The interior light shut off, and now all Syren could see of his old friend was the glint of moonlight off the edge of the mask, and those white teeth grinning madly in the dark.
“What’s crackin’, old man?” said Not President Dean.
“The Journey,” Syren answered.
“You’re fuckin’ crazy,” said Not President Dean happily.
Syren said nothing to that.
For years now, everyone had taken Not President Dean to be President Dean in a cheap disguise. OCW fans, wrestlers, employees, even the most pathetic and clingy of insiders… none of them had ever imagined he could be anything other than Dean acting like a cunt.
The truth, as usual, was darker.
Syren had known all along. He admitted that to himself now. He accepted it as part of The Journey. When he first stole those hairs from President Dean’s dressing room (at LilJungleMan’s bidding, as usual) he knew exactly what they were to be used for, even though he hadn’t been told.

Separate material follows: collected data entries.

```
void launch_compute_error(sphx_ctx* c, bool divergence, float dt, const float* dt_dev, const LoopArgs& la, uint32_t* clear_hist, uint32_t clear_len,
                          const PredArgs* pred, uint32_t* knz, uint32_t knz_tag, bool take_warm = false,
                          const CountArgs& take_count = CountArgs{}) {
    const uint32_t n = c->N;
    const double lb = list_bytes(c);
    if (pred) c->velmarks.wrote();
    auto go = [&](auto kernel, float* warm, const PredArgs& pa, auto take) {
        hipLaunchKernelGGL(kernel, dim3(nblocks(n)), dim3(256), 0, c->stream, c->pv(), (const float*)c->density, (const float*)c->alpha, n, c->soff(), c->K, dt,
                           c->nbv(), c->kbuf, warm, c->d_scal, dt_dev, la, clear_hist, clear_len, pa, knz, knz_tag, take);
    };
    if (divergence) {
        launch(c, "compute_density_change", (16 + 4 + 4 + lb) * n, [&] {
            if (knz && take_warm) return go(k_compute_error<true, false, true, true>, c->stiff, PredArgs{}, NoTake{});
            if (knz) return go(k_compute_error<true, false, true>, nullptr, PredArgs{}, NoTake{});
            go(k_compute_error<true>, nullptr, PredArgs{}, NoTake{});
        });
    } else if (pred) {
        PredArgs pa = *pred;
        pa.accel = c->accel;
        pa.vel_out = c->vel2;
        const AccelUniform::Taken au = take_accel(c, c->rigid_predict != 0 && knz && take_warm && c->K.q_noclamp && !c->tile_mode);
        if (au.k_a) {
            c->rigid_predict_launches += 1;
            const RigidTake rt{take_count, au.tag, c->zero_skip_count ? 1u : 0u};
            auto go_rigid = [&](auto kernel) {
                hipLaunchKernelGGL(kernel, dim3(nblocks(n)), dim3(256), 0, c->stream, c->pv(), (const float*)c->density, (const float*)c->alpha, n, c->soff(), c->K, dt,
                                   c->nbv(), c->kbuf, c->kappa, c->d_scal, dt_dev, la, clear_hist, clear_len, pa, knz, knz_tag, rt);
            };
            const double bytes = c->rigid_predict == 2 ? (8 + 4 + 4 + 2 + 4 + 8 + 4 + 4 + 8) * (double)n : (16 + 8 + 4 + 4 + 4 + lb) * n;
            return launch(c, "velocity_prediction+compute_density_error", bytes,
                          [&] { c->rigid_predict == 2 ? go_rigid(k_compute_error_rigid<true>) : go_rigid(k_compute_error_rigid<false>); });
        }
        launch(c, "velocity_prediction+compute_density_error", (16 + 8 + 8 + 4 + 4 + 4 + lb) * n, [&] {
            if (knz && take_warm) return go(k_compute_error<false, true, true, true>, c->kappa, pa, take_count);
            if (knz) return go(k_compute_error<false, true, true>, nullptr, pa, NoTake{});
            go(k_compute_error<false, true>, nullptr, pa, NoTake{});
        });
    } else {
        launch(c, "compute_density_error", (16 + 4 + 4 + 4 + lb) * n + (clear_hist ? 4.0 * clear_len : 0.0), [&] {
// ... 9 lines not shown
    return knz && c->K.q_noclamp && !tc.pid && std::isfinite(c->K.mass) && c->K.mass > 0.0f && (dt_dev || divergence || (inv_dt > 0.0f && std::isfinite(inv_dt)));
}
void launch_correct(sphx_ctx* c, bool divergence, float dt, const float* dt_dev, const CountArgs& ca, const LoopArgs& la, const ResArgs& ra, bool first,
                    const TileClassArgs& tc, const uint32_t* knz, bool warm_taken = false) {
    const uint32_t n = c->N, f = first ? 1u : 0u;
    const float inv_dt = 1.0f / dt, lim = -0.5f * c->K.rho0 * c->K.rho0;
    const char* const label = divergence ? "correct_velocity_with_divergence_error" : "correct_velocity_with_density_error";
    float* warm = divergence ? c->stiff : c->kappa;
    const bool skip_ok = correct_skip_ok(c, divergence, dt, dt_dev, tc, knz);
    const ZeroSkipArgs zs{skip_ok ? knz : nullptr, c->zero_skip_count ? 1u : 0u};
    const bool quiet_first = zs.knz && c->quiet_hint[divergence ? 1 : 0];
    const bool thin = first && warm_taken && zs.knz && (divergence || ca.hist);
    if ((quiet_first || thin) && c->zero_skip_count) c->qf_launches += 1;
    thin ? c->velmarks.thin(ra.rseq) : c->velmarks.wrote();
    c->accel_uniform.velocities_written();
    if (thin) {
        c->thin_launches += 1;
        const uint32_t vblocks = nblocks(n);
        auto go_thin = [&](auto kernel) {
            hipLaunchKernelGGL(kernel, dim3(std::min(vblocks, c->thin_grid ? c->thin_grid : 2048u)), dim3(256), 0, c->stream, c->vel, (const float2*)c->posA,
                               (const float*)c->kbuf, warm, n, c->soff(), c->K, inv_dt, lim, c->nbv(), dt_dev, ca, c->d_scal, la, ra, zs, vblocks);
        };
        const double bytes = (16 + 8 + 12 + 8 + list_bytes(c) + (ca.hist ? 8 : 0)) * n;
        return launch(c, label, bytes, [&] { divergence ? go_thin(k_correct_thin<false>) : go_thin(k_correct_thin<true>); }, false);
    }
    auto go = [&](auto kernel, const ZeroSkipArgs& zsa) {
        hipLaunchKernelGGL(kernel, dim3(nblocks(n)), dim3(256), 0, c->stream, c->vel, (const float2*)c->posA, (const float*)c->kbuf, warm, n, c->soff(), c->K, inv_dt,
                           lim, c->nbv(), dt_dev, ca, c->d_scal, la, ra, f, tc, zsa);
    };
    launch(c, label, (16 + 8 + 12 + 8 + list_bytes(c) + (ca.hist ? (tc.pid ? 8 + 4 : 8) : 0)) * n, [&] {
        if (divergence && quiet_first) return go(k_correct<false, false, false, true, true>, zs);
        if (quiet_first) return go(k_correct<false, true, false, true, true>, zs);
        if (divergence && zs.knz) return go(k_correct<false, false, false, true>, zs);
        if (divergence) return go(k_correct<false, false>, zs);
        if (tc.pid) return go(k_correct<false, true, true>, ZeroSkipArgs{});
        if (zs.knz) return go(k_correct<false, true, false, true>, zs);
        go(k_correct<false, true>, zs);
    });
}

void launch_warmstart(sphx_ctx* c, bool divergence, float dt, const float* dt_dev, bool labelled) {
    const uint32_t n = c->N;
    c->velmarks.wrote();
    c->accel_uniform.velocities_written();
    const float inv_dt = 1.0f / dt, lim = -0.5f * c->K.rho0 * c->K.rho0;
    auto one = [&](auto kernel, float* warm) {
        hipLaunchKernelGGL(kernel, dim3(nblocks(n)), dim3(256), 0, c->stream, c->vel, (const float2*)c->posA, (const float*)c->kbuf, warm, n, c->soff(), c->K, inv_dt,
                           lim, c->nbv(), dt_dev, CountArgs{}, c->d_scal, LoopArgs{}, ResArgs{}, 0u, TileClassArgs{}, ZeroSkipArgs{});
    };
    auto go = [&] { divergence ? one(k_correct<true, false>, c->stiff) : one(k_correct<true, true>, c->kappa); };
    if (!labelled) return go();
    launch(c, divergence ? "correct_divergence_error_warmstart" : "correct_density_error_warmstart", (16 + 8 + 8 + 4 + list_bytes(c)) * n, go);
}

struct IterSpec {
    bool divergence, first;
    float dt;
    const float* dt_dev = nullptr;
    uint32_t* out_warm = nullptr;
// ... 316 lines not shown
    if (!c || !out) return SPHX_ERR_INVALID_ARGUMENT;
    SPHX_HIP(c, hipSetDevice(c->device));
    SPHX_HIP(c, hipStreamSynchronize(c->stream));
    std::vector<Stripe> st(STRIPES);
    SPHX_HIP(c, hipMemcpy(st.data(), c->d_scal->stripe, sizeof(Stripe) * STRIPES, hipMemcpyDeviceToHost));
    out[0] = c->rigid_predict_launches;
    out[1] = out[2] = out[3] = 0;
    for (const Stripe& s : st) {
        out[1] += s.rp_exit;
        out[2] += s.rp_walk;
        out[3] += s.rp_noverdict;
    }
    return SPHX_OK;
}

int sphx_debug_download_accel(sphx_ctx* c, float* out_xy) {
    if (!c || (c->N && !out_xy)) return SPHX_ERR_INVALID_ARGUMENT;
    SPHX_HIP(c, hipSetDevice(c->device));
    read_accel(c);
    SPHX_HIP(c, hipStreamSynchronize(c->stream));
    if (c->N) SPHX_HIP(c, hipMemcpy(out_xy, c->accel, (size_t)c->N * 8, hipMemcpyDeviceToHost));
    return SPHX_OK;
}

int sphx_debug_quiet_counts(sphx_ctx* c, uint64_t out[2]) {
    if (!c || !out) return SPHX_ERR_INVALID_ARGUMENT;
    SPHX_HIP(c, hipSetDevice(c->device));
    SPHX_HIP(c, hipStreamSynchronize(c->stream));
    std::vector<Stripe> st(STRIPES);
    SPHX_HIP(c, hipMemcpy(st.data(), c->d_scal->stripe, sizeof(Stripe) * STRIPES, hipMemcpyDeviceToHost));
// ... 29 lines not shown
    if (const char* e = std::getenv("SPHX_HOST_LOOP")) c->host_loop = e[0] == '1';
    if (const char* e = std::getenv("SPHX_RUN_AHEAD")) c->run_ahead = e[0] != '0';
    if (const char* e = std::getenv("SPHX_FUSE_PREDICT")) c->fuse_predict = e[0] != '0';
    if (const char* e = std::getenv("SPHX_LAZY_TABLE")) c->lazy_table = e[0] != '0' ? 1 : 0;
    if (const char* e = std::getenv("SPHX_STREAM_LISTS")) c->stream_lists = e[0] != '0' ? 1 : 0;
    if (const char* e = std::getenv("SPHX_NT_COLD_STORES")) c->nt_cold_stores = e[0] != '0' ? 1 : 0;
    if (const char* e = std::getenv("SPHX_TILE_FUSE_CLASS")) c->tile_fuse_class = e[0] != '0';
    if (const char* e = std::getenv("SPHX_FUSE_DIV")) c->fuse_div = e[0] != '0';
    if (const char* e = std::getenv("SPHX_XCD_CHUNK")) c->xcd_chunk = (int)xcd_shift_clamp(std::atoi(e));
    if (const char* e = std::getenv("SPHX_ALTERNATE_SWEEP")) c->alternate_sweep = e[0] == '2' ? 2 : (e[0] != '0');
    if (const char* e = std::getenv("SPHX_ZERO_SKIP")) c->zero_skip = e[0] != '0';
    if (const char* e = std::getenv("SPHX_ZERO_SKIP_COUNT")) c->zero_skip_count = e[0] == '1';
    if (const char* e = std::getenv("SPHX_QUIET_TAKEOVER")) c->quiet_takeover = std::strcmp(e, "force") == 0 ? 2 : (e[0] != '0' ? 1 : 0);
    if (const char* e = std::getenv("SPHX_QUIET_TAKEOVER_DENSITY")) c->quiet_takeover_density = e[0] != '0';
    if (const char* e = std::getenv("SPHX_RIGID_SKIP")) c->rigid_skip = std::strcmp(e, "force") == 0 ? 2 : (e[0] != '0' ? 1 : 0);
    if (const char* e = std::getenv("SPHX_RIGID_PREDICT")) c->rigid_predict = std::strcmp(e, "accel") == 0 ? 1 : (e[0] != '0' ? 2 : 0);
    if (const char* e = std::getenv("SPHX_THIN_GRID")) c->thin_grid = (uint32_t)std::max(0, std::atoi(e));
    if (const char* e = std::getenv("SPHX_FUSE_WARM")) c->fuse_warm = e[0] != '0';
    c->P = *params;
    c->device = params->device;
    const float h = params->smoothing_length;
    const float PI_F = (float)3.14159265358979323846;
    Consts& K = c->K;
    K.h = h;
    K.radius_sq = h * h;
    K.cell_inv = 1.0f / h;
    K.gmin_x = params->grid_min[0];
    K.gmin_y = params->grid_min[1];
    K.w_hinv = 1.0f / h;
    K.w_norm = 4.0f * 7.0f / (PI_F * rs_powi(h, 2));
// ... 1154 lines not shown
```

Baseline: 13.84 billion.

## Publish uniform rigid velocity and skip per-particle velocity reads in gather

When the rigid predict path finds every particle shares the same accelerated velocity, the compute-error kernel publishes that velocity plus a tag to a device cache line. A host-side VelStar state machine tracks whether a matching thin correction confirmed it and no other velocity write happened since. The next rank gather then reads a single broadcast velocity instead of scattered per-particle loads. This saves 8 bytes per particle of gather traffic but adds a tag handshake, invalidation calls at every velocity writer, and a correctness risk if the uniformity check is wrong.

```diff
diff --git a/include/sphx.h b/include/sphx.h
--- a/include/sphx.h
+++ b/include/sphx.h
@@ -255,6 +255,7 @@
 
 int sphx_debug_rigid_counts(sphx_ctx* ctx, uint64_t out[3]);
 int sphx_debug_rigid_predict_counts(sphx_ctx* ctx, uint64_t out[4]);
+int sphx_debug_rigid_velocity_counts(sphx_ctx* ctx, uint64_t out[4]);
 int sphx_debug_download_accel(sphx_ctx* ctx, float* out_xy);
 int sphx_debug_download_wcsph_half_step(sphx_ctx* ctx, float* pos_xy, float* vel_xy, float* density, uint32_t* particle_id);
 
diff --git a/yasph2d_amd/__init__.py b/yasph2d_amd/__init__.py
--- a/yasph2d_amd/__init__.py
+++ b/yasph2d_amd/__init__.py
@@ -845,6 +845,11 @@
     def rigid_predict_counts(self):
         out = (C.c_uint64 * 4)()
         self._chk(self.L.sphx_debug_rigid_predict_counts(self.h, out))
+        return int(out[0]), int(out[1]), int(out[2]), int(out[3])
+
+    def rigid_velocity_counts(self):
+        out = (C.c_uint64 * 4)()
+        self._chk(self.L.sphx_debug_rigid_velocity_counts(self.h, out))
         return int(out[0]), int(out[1]), int(out[2]), int(out[3])
 
     def download_accel(self):
diff --git a/yasph2d_amd/_lib.py b/yasph2d_amd/_lib.py
--- a/yasph2d_amd/_lib.py
+++ b/yasph2d_amd/_lib.py
@@ -363,6 +363,7 @@
     "sphx_debug_takeover_counts": (_i, [_vp, _vp]),
     "sphx_debug_rigid_counts": (_i, [_vp, _vp]),
     "sphx_debug_rigid_predict_counts": (_i, [_vp, _vp]),
+    "sphx_debug_rigid_velocity_counts": (_i, [_vp, _vp]),
     "sphx_debug_download_accel": (_i, [_vp, _vp]),
     "sphx_debug_download_wcsph_half_step": (_i, [_vp, _vp, _vp, _vp, _vp]),
     "sphx_download_by_id": (_i, [_vp, _u32, _u32, _u32, C.POINTER(SphxTrackOut), C.POINTER(_u32)]),
diff --git a/yasph2d_amd/csrc/sphx_compute_error_body.inc b/yasph2d_amd/csrc/sphx_compute_error_body.inc
--- a/yasph2d_amd/csrc/sphx_compute_error_body.inc
+++ b/yasph2d_amd/csrc/sphx_compute_error_body.inc
@@ -40,6 +40,14 @@
         k_a = verdict == ta.accel_tag;
         const float4 pvi = make_float4(p_i.x, p_i.y, v0.x + K.ax * dt, v0.y + K.ay * dt);
         const bool finite = ((__float_as_uint(pvi.z) & 0x7f800000u) != 0x7f800000u) && ((__float_as_uint(pvi.w) & 0x7f800000u) != 0x7f800000u);
+        if (ta.vel_tag && blockIdx.x == 0 && threadIdx.x == 0) {
+            VelStarLine& w = scal->vstar;
+            w.tag = ta.vel_tag;
+            w.uniform = (k_a && finite) ? 1u : 0u;
+            w.vx = pvi.z;
+            w.vy = pvi.w;
+            w.published += (k_a && finite) ? 1u : 0u;
+        }
         DirAhead ahead_r{0xFFFFFFFFu, EMPTY};
         if constexpr (RIGID == 2) {
             if (ta.hist && i < n) {
diff --git a/yasph2d_amd/csrc/sphx_correct_body.inc b/yasph2d_amd/csrc/sphx_correct_body.inc
--- a/yasph2d_amd/csrc/sphx_correct_body.inc
+++ b/yasph2d_amd/csrc/sphx_correct_body.inc
@@ -149,6 +149,7 @@
                     atomicAdd(&scal->stripe[blockIdx.x % STRIPES].zs_quiet, stands_for);
                 }
                 if constexpr (THIN && INV_DT) {
+                    if (vblk == 0u && threadIdx.x == 0) scal->vstar.confirm = ra.rseq;
                     if (ca.hist && vblk == 0u && threadIdx.x == 0) {
                         const uint32_t f = scal->spec.flags;
                         if (f) {
diff --git a/yasph2d_amd/csrc/sphx_handoff.hpp b/yasph2d_amd/csrc/sphx_handoff.hpp
--- a/yasph2d_amd/csrc/sphx_handoff.hpp
+++ b/yasph2d_amd/csrc/sphx_handoff.hpp
@@ -114,4 +114,21 @@
     }
 };
 
+struct VelStar {
+    bool live = false, thin_seen = false;
+    uint32_t tag = 0, n = 0;
+    void made(uint32_t rseq, uint32_t count) { *this = rseq ? VelStar{true, false, rseq, count} : VelStar{}; }
+    void thin(uint32_t rseq) {
+        if (!live) return;
+        if (thin_seen || rseq != tag) return wrote();
+        thin_seen = true;
+    }
+    void wrote() { *this = VelStar{}; }
+    uint32_t take(uint32_t count) {
+        const uint32_t t = (live && thin_seen && count == n) ? tag : 0u;
+        wrote();
+        return t;
+    }
+};
+
 }
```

He could not even fake surprise when he first met the clone.
What everyone took for a cheap, plastic bandit’s mask was actually a plate of exoskeletal flesh, which had grown on Not President Dean’s brow due to LilJungleMan’s DNA hacking experiments. It often itched, and caused the clone great pain. He rubbed at it there, in the dark car.
The fake moustache was actually fake. But that was itchy, too.
“You ready for this shit?” Not President Dean asked him.
Syren shook his head, smiling. “It doesn’t matter, man. None of it matters.”
The soulless clone smiled back at him. “You’re finally making some sense, sucka.”
Syren put the car into gear and drove into the black fog of unknowing.